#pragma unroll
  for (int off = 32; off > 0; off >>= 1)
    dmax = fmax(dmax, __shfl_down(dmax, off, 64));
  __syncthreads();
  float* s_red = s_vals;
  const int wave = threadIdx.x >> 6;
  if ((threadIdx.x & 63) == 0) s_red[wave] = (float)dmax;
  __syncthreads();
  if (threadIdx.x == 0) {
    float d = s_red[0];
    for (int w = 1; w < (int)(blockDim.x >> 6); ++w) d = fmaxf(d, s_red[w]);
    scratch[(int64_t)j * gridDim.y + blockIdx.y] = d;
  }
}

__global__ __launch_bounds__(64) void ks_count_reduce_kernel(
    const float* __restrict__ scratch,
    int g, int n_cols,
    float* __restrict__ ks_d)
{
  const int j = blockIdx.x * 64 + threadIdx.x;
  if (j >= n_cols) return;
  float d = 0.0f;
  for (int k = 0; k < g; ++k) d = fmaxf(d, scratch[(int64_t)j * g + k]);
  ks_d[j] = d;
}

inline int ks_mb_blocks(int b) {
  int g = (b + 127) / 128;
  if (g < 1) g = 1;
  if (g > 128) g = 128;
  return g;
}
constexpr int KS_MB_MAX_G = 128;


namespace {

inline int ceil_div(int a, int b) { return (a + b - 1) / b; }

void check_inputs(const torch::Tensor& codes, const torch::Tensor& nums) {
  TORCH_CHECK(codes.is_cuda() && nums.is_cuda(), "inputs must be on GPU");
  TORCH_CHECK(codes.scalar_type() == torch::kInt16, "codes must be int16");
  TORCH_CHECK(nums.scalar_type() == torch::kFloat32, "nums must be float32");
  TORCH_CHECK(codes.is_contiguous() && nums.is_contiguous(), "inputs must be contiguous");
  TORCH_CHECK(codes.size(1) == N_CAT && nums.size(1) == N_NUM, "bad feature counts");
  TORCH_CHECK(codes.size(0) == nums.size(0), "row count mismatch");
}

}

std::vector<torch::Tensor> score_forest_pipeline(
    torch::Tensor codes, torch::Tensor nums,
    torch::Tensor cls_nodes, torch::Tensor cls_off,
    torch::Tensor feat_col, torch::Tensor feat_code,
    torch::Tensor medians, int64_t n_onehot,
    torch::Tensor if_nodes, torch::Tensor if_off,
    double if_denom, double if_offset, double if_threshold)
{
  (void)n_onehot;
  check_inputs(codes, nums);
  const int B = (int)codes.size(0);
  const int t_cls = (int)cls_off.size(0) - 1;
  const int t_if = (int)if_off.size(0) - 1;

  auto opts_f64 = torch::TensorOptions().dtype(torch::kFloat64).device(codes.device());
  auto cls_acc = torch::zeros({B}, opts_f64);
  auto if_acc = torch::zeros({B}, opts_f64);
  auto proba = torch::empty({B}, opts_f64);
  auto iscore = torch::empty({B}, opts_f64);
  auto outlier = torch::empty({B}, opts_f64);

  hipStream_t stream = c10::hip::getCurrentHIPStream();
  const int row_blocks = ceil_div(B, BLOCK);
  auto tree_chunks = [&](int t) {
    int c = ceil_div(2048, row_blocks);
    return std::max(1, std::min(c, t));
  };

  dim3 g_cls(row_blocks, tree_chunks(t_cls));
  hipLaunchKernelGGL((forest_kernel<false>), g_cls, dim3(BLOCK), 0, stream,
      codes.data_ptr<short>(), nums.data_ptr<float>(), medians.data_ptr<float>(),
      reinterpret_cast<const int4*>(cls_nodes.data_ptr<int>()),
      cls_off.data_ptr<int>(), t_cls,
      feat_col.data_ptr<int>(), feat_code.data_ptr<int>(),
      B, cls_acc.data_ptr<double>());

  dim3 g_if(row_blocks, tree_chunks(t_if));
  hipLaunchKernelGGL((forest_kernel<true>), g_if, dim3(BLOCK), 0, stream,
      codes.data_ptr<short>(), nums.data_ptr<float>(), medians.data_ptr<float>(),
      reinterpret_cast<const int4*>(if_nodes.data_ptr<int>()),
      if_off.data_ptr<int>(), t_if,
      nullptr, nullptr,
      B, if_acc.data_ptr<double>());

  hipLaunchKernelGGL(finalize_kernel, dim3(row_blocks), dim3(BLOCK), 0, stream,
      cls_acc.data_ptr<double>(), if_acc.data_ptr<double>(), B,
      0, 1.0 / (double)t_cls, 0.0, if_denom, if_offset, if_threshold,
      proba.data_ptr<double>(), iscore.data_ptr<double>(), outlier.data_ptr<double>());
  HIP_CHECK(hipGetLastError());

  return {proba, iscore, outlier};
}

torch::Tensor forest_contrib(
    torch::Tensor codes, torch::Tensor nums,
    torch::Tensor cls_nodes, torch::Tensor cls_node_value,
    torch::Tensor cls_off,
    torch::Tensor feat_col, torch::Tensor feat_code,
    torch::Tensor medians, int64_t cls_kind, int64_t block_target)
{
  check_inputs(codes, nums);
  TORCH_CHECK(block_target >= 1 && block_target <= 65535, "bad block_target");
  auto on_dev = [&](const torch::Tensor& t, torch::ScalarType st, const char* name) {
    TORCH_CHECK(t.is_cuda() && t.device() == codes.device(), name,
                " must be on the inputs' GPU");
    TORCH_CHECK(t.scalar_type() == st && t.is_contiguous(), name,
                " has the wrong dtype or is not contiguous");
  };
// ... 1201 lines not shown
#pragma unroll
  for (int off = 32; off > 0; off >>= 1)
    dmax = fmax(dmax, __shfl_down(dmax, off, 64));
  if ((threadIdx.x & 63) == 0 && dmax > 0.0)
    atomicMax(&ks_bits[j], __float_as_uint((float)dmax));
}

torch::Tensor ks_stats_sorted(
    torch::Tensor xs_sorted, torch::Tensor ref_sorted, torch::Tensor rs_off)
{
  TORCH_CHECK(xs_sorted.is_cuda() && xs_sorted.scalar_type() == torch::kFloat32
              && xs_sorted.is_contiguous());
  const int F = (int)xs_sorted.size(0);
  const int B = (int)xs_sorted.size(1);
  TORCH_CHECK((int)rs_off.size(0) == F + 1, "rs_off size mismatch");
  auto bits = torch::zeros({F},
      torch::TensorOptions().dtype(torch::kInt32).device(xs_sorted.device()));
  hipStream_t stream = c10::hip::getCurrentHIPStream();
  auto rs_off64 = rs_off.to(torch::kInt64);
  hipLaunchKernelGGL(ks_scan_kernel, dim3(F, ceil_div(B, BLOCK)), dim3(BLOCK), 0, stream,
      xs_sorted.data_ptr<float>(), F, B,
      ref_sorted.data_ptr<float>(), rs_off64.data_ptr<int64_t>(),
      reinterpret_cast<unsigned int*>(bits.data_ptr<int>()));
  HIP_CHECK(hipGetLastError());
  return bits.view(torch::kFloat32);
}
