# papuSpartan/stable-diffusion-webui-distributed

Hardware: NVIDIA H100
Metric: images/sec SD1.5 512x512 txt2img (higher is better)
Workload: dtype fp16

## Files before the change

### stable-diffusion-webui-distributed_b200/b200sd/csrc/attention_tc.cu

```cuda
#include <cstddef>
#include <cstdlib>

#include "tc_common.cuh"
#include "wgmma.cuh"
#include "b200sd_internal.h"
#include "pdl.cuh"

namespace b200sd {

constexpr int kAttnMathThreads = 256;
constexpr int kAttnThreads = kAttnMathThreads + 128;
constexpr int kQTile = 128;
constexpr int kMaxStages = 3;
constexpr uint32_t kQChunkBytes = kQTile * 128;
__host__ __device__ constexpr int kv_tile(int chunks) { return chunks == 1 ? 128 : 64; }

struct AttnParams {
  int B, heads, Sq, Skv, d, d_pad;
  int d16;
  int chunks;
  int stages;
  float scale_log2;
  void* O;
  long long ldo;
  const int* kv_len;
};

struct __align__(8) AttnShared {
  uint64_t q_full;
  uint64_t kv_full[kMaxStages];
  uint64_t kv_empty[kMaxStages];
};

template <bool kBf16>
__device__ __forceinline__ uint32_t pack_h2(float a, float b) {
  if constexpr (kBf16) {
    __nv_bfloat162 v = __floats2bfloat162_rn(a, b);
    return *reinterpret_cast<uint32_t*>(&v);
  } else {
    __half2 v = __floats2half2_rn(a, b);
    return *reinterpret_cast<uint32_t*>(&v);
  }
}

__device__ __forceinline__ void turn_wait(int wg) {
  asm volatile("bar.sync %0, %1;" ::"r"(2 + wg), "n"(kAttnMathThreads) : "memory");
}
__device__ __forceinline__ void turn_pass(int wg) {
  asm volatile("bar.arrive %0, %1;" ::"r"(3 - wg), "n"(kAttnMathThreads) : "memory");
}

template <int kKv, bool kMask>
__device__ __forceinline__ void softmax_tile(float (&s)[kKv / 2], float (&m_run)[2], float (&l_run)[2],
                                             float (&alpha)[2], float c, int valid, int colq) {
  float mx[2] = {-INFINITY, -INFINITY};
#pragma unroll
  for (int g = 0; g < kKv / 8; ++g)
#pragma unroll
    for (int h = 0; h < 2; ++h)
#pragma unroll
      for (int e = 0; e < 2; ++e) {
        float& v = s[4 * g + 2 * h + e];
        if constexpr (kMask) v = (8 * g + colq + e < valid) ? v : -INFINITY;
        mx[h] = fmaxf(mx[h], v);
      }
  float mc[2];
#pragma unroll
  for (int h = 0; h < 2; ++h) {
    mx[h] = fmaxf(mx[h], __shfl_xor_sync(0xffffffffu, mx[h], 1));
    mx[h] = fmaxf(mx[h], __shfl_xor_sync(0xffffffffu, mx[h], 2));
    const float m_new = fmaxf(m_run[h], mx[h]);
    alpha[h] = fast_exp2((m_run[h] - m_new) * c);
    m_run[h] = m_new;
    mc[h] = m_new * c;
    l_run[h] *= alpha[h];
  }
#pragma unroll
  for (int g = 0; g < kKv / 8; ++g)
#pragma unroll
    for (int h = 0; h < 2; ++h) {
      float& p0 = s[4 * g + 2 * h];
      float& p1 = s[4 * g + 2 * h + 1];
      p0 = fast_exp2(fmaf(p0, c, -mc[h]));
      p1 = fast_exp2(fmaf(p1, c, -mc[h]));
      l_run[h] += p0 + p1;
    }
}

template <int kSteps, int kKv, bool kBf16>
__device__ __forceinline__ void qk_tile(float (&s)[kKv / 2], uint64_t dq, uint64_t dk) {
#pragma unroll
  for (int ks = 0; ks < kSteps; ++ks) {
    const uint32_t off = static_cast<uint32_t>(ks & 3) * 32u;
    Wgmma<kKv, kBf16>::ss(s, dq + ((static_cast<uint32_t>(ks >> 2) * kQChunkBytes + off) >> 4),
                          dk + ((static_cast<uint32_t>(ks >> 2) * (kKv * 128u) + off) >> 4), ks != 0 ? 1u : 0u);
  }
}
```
————
Exercise goal :: Copy every line from the material in which the word "webui" can be found.

The answer ::
# papuSpartan/stable-diffusion-webui-distributed
### stable-diffusion-webui-distributed_b200/b200sd/csrc/attention_tc.cu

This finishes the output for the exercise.